» **Records to use**
-=-=-=-=-
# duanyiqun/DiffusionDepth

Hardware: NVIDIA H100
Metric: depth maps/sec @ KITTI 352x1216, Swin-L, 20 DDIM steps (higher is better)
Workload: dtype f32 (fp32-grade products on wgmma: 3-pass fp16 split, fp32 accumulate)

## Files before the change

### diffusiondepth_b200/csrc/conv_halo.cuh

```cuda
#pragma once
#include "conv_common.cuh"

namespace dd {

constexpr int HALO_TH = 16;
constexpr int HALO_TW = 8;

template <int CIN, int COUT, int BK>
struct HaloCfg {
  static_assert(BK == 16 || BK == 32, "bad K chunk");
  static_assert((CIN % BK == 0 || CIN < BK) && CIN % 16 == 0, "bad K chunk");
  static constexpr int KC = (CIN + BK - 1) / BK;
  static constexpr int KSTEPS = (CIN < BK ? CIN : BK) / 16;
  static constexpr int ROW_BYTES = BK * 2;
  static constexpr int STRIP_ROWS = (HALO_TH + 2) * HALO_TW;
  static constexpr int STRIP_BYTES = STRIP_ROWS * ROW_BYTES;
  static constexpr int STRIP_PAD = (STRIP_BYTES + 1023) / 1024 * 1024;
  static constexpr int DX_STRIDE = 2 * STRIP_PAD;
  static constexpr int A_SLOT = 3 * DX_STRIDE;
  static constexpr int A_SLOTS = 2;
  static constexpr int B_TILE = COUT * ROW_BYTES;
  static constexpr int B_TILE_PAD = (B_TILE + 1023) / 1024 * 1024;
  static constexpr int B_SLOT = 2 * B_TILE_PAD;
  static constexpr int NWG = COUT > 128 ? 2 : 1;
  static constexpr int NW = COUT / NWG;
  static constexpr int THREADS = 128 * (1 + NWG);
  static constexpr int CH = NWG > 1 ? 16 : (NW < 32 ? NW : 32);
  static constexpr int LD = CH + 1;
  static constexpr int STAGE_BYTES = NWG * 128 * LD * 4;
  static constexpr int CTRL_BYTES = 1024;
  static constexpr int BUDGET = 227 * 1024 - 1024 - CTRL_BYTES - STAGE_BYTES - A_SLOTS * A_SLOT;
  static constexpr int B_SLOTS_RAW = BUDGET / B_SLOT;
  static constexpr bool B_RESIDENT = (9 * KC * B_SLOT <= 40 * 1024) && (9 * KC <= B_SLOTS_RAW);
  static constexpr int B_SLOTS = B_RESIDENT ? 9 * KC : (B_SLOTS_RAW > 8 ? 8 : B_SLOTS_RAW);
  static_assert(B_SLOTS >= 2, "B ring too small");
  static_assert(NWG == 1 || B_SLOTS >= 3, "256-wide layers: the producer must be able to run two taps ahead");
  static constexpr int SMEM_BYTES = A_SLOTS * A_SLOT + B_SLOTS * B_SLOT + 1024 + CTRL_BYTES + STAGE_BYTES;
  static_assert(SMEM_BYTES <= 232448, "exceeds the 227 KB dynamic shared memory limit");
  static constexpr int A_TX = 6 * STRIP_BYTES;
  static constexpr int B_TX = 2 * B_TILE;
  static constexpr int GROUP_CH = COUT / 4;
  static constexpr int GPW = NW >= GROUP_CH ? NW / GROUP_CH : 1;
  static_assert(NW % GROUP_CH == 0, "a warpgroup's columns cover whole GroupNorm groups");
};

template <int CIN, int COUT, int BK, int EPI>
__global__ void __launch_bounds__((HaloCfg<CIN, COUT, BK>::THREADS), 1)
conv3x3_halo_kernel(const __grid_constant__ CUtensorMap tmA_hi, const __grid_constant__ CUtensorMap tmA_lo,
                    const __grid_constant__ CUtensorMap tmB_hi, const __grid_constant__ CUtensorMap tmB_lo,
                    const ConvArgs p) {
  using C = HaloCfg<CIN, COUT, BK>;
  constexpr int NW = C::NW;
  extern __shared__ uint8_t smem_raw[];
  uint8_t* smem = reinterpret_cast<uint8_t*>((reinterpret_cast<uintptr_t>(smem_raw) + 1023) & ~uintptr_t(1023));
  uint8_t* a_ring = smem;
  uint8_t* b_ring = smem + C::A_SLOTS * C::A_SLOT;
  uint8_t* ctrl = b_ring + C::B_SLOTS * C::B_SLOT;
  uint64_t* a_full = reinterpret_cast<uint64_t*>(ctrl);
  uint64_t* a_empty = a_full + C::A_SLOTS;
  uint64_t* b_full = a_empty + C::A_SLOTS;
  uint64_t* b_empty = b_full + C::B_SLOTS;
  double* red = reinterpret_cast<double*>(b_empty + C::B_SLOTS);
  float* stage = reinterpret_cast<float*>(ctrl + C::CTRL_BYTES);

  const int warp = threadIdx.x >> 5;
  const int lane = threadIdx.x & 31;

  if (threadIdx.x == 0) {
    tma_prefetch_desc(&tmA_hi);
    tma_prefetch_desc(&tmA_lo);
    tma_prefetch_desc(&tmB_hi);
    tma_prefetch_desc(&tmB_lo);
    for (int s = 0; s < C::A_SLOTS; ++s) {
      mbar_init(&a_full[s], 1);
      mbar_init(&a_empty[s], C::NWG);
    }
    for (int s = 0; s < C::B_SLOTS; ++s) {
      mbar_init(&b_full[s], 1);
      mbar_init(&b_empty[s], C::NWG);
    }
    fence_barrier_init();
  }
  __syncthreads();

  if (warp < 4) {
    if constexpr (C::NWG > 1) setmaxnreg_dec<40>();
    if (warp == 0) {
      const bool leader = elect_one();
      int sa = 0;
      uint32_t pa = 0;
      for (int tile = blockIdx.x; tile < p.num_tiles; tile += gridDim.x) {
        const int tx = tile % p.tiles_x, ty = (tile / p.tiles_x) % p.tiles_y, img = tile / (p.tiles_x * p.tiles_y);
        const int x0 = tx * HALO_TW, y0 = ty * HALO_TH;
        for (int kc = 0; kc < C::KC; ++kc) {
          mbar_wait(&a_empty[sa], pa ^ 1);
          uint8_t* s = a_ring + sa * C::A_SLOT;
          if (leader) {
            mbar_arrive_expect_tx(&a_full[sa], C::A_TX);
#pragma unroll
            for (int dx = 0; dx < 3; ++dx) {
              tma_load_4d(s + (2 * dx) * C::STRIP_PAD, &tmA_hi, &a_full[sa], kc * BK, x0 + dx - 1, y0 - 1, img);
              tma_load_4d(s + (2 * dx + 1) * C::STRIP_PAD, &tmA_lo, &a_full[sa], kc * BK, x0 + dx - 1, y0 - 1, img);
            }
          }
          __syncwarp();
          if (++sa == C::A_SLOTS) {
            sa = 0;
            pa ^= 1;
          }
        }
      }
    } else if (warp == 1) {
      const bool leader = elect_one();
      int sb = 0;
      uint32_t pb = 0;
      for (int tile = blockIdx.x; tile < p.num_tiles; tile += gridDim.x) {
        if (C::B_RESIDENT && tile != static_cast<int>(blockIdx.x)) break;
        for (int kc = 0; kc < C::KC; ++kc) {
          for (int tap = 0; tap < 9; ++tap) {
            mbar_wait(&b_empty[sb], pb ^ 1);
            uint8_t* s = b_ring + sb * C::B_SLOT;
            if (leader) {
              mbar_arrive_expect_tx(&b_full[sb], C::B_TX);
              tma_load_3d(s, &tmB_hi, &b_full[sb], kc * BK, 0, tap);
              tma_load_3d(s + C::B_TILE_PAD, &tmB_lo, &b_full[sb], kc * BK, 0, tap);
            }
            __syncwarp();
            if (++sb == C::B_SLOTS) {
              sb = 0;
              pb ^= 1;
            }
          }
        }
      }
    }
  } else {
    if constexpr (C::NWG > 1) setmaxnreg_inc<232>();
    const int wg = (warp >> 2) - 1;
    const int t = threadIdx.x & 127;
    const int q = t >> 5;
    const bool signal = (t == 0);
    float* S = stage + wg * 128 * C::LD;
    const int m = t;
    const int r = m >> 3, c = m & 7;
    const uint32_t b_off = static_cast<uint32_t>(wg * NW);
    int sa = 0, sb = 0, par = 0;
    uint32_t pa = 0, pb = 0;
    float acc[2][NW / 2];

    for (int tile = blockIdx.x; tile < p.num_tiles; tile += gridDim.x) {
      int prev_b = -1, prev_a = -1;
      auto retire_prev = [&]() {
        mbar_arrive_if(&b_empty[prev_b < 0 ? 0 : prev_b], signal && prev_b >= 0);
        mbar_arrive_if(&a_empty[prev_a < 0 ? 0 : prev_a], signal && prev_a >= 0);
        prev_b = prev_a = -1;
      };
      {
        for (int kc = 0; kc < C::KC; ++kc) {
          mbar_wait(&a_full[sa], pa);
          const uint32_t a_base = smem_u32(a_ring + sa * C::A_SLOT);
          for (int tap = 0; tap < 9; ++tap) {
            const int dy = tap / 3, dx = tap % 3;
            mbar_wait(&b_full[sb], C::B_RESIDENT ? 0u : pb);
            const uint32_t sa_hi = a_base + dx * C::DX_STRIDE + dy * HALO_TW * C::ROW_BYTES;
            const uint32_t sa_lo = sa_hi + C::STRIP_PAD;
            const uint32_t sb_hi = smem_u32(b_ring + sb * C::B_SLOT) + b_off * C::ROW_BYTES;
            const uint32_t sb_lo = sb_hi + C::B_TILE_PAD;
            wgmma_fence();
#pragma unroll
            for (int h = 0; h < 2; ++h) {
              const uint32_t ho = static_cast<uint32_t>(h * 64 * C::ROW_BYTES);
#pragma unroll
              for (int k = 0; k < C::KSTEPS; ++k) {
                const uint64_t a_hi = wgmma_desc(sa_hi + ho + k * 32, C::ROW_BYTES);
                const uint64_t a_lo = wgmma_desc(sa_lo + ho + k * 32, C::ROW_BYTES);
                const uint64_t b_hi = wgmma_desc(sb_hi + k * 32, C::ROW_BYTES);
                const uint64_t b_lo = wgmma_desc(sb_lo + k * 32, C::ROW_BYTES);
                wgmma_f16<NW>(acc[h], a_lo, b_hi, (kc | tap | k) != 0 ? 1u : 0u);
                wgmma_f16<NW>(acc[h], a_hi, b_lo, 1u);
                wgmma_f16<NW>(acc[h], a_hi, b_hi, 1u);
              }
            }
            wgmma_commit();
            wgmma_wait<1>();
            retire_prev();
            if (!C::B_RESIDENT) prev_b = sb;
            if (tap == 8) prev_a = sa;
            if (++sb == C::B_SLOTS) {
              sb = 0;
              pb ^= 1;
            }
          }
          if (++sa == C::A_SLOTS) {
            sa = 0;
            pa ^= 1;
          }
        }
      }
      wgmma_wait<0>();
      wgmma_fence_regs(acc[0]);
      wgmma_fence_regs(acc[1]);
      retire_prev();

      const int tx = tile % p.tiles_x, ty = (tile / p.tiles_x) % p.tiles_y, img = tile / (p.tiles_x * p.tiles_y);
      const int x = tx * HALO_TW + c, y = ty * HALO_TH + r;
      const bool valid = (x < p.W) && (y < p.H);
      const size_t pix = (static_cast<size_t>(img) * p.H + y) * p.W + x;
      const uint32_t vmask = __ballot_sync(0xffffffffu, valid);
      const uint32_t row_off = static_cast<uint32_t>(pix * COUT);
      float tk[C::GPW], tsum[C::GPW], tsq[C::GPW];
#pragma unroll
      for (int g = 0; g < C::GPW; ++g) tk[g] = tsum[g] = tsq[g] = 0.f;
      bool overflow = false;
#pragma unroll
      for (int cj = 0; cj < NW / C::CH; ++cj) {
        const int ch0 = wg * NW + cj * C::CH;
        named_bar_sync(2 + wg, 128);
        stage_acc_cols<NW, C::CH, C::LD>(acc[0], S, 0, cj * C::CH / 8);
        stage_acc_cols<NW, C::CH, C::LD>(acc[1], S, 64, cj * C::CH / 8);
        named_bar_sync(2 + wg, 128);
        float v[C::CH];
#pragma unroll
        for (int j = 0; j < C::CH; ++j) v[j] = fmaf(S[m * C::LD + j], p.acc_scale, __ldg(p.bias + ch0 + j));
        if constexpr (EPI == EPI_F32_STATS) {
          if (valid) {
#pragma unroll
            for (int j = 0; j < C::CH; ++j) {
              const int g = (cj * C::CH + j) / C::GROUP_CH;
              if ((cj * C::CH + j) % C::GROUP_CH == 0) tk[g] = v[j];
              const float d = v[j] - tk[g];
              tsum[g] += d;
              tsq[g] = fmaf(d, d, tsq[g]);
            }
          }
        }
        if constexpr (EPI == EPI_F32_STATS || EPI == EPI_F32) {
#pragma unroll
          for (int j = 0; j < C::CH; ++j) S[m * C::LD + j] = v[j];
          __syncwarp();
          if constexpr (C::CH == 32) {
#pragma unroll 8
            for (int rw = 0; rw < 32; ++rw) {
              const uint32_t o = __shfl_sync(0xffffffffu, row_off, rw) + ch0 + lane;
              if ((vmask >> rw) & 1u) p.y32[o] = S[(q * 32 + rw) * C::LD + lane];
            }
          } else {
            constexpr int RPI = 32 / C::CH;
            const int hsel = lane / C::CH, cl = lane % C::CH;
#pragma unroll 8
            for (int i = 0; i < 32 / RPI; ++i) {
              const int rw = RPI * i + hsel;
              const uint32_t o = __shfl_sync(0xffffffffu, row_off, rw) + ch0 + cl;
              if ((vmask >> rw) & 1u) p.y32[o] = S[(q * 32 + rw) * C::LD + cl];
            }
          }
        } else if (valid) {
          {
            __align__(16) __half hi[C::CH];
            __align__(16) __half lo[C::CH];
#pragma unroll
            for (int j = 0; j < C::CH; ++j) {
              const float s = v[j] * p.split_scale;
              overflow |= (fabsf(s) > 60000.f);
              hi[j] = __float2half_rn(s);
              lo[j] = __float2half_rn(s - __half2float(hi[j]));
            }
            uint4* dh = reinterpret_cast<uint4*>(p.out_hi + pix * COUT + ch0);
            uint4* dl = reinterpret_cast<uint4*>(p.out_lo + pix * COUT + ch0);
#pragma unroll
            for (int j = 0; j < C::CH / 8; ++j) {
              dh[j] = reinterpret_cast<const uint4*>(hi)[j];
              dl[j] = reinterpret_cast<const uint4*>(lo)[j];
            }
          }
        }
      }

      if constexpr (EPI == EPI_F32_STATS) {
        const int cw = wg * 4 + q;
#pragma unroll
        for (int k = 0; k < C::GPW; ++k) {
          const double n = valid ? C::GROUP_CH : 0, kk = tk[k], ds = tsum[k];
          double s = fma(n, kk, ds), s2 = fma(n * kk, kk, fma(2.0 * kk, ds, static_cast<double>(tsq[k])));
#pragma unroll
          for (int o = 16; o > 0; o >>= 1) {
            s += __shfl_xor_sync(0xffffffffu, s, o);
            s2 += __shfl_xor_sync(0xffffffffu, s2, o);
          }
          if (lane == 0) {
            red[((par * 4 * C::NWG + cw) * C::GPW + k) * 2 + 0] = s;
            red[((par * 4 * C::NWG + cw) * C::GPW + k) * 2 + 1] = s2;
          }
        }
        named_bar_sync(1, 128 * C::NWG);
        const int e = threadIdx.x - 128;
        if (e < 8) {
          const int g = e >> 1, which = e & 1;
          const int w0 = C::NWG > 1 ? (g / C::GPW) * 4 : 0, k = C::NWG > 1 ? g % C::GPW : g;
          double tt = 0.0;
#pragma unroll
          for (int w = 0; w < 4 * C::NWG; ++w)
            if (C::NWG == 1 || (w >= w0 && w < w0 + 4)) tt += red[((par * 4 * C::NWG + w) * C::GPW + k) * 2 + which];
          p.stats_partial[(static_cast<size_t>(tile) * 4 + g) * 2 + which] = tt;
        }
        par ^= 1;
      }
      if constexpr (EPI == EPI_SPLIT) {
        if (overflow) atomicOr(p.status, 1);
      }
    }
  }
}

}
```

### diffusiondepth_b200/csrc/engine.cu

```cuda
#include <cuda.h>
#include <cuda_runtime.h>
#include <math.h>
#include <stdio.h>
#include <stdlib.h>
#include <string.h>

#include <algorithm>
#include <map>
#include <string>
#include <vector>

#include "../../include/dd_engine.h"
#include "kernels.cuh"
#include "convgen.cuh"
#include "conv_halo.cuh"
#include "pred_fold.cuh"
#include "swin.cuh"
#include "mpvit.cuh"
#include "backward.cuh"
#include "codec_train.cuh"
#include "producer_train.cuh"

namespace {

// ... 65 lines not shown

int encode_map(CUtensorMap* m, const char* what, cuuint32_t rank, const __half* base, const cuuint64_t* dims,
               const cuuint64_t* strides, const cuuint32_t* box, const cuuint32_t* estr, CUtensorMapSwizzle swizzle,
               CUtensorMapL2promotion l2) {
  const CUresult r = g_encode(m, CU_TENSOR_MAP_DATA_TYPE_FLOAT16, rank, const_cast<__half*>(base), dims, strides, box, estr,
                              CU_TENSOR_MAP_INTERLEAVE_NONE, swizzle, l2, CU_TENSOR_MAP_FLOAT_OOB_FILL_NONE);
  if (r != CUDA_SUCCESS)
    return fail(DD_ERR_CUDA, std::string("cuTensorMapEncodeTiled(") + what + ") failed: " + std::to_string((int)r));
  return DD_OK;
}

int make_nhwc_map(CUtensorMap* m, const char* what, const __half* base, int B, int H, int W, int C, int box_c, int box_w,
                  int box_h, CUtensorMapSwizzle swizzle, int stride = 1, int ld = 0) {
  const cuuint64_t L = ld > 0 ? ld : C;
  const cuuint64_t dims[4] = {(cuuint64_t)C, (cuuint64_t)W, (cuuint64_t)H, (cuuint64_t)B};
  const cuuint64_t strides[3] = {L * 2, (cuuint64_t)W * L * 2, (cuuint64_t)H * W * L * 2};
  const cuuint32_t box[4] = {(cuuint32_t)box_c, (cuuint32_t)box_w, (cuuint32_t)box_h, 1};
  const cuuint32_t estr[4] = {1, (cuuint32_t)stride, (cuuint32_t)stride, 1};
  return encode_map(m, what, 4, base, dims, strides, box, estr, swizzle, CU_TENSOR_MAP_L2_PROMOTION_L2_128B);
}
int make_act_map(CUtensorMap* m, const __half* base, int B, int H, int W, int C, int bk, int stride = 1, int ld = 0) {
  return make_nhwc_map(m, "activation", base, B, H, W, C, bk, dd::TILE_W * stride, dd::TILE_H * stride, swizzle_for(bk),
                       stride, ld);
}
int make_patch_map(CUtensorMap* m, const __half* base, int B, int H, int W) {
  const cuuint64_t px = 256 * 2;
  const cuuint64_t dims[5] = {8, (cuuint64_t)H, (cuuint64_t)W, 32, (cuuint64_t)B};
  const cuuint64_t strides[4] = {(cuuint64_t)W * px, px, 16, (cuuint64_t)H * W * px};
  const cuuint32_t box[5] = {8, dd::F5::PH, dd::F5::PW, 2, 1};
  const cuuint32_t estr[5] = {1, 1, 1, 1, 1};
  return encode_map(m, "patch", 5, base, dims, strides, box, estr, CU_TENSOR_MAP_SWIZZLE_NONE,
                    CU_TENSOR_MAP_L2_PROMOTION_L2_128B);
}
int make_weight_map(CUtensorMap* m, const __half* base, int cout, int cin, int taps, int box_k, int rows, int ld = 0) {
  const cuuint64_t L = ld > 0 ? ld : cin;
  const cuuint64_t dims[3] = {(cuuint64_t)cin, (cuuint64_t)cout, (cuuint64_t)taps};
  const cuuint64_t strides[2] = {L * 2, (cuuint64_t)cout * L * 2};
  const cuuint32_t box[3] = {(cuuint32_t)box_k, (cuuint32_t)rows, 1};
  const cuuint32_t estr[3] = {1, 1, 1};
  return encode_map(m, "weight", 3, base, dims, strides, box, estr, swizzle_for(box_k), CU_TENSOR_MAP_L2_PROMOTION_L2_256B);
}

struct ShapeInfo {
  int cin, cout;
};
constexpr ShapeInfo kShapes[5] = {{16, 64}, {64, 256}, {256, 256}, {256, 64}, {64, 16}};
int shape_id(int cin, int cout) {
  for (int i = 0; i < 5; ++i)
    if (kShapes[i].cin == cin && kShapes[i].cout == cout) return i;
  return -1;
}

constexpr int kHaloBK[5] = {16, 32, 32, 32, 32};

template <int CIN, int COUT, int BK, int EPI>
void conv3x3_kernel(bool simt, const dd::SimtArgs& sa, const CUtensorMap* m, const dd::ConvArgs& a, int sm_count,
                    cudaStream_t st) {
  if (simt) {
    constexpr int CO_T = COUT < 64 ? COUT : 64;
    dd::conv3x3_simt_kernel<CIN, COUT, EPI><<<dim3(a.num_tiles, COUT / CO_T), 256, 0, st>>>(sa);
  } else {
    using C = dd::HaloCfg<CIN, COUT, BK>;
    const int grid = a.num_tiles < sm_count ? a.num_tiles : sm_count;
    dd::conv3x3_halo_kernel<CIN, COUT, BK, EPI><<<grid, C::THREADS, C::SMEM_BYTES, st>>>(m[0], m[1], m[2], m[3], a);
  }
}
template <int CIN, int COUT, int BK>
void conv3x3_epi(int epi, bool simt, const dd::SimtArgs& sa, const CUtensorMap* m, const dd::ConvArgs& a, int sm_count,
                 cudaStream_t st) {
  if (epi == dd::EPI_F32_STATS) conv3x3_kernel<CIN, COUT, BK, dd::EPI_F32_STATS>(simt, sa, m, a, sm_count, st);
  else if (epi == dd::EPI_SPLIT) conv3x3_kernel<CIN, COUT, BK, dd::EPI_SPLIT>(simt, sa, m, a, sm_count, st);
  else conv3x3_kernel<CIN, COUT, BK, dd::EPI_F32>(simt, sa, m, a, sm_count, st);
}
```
-=-=-=-=-
» **What you need to do**
Return every line in the listing that contains the word "threadIdx".

» **Answer space**
  const int warp = threadIdx.x >> 5;
  const int lane = threadIdx.x & 31;
  if (threadIdx.x == 0) {
    const int t = threadIdx.x & 127;
        const int e = threadIdx.x - 128;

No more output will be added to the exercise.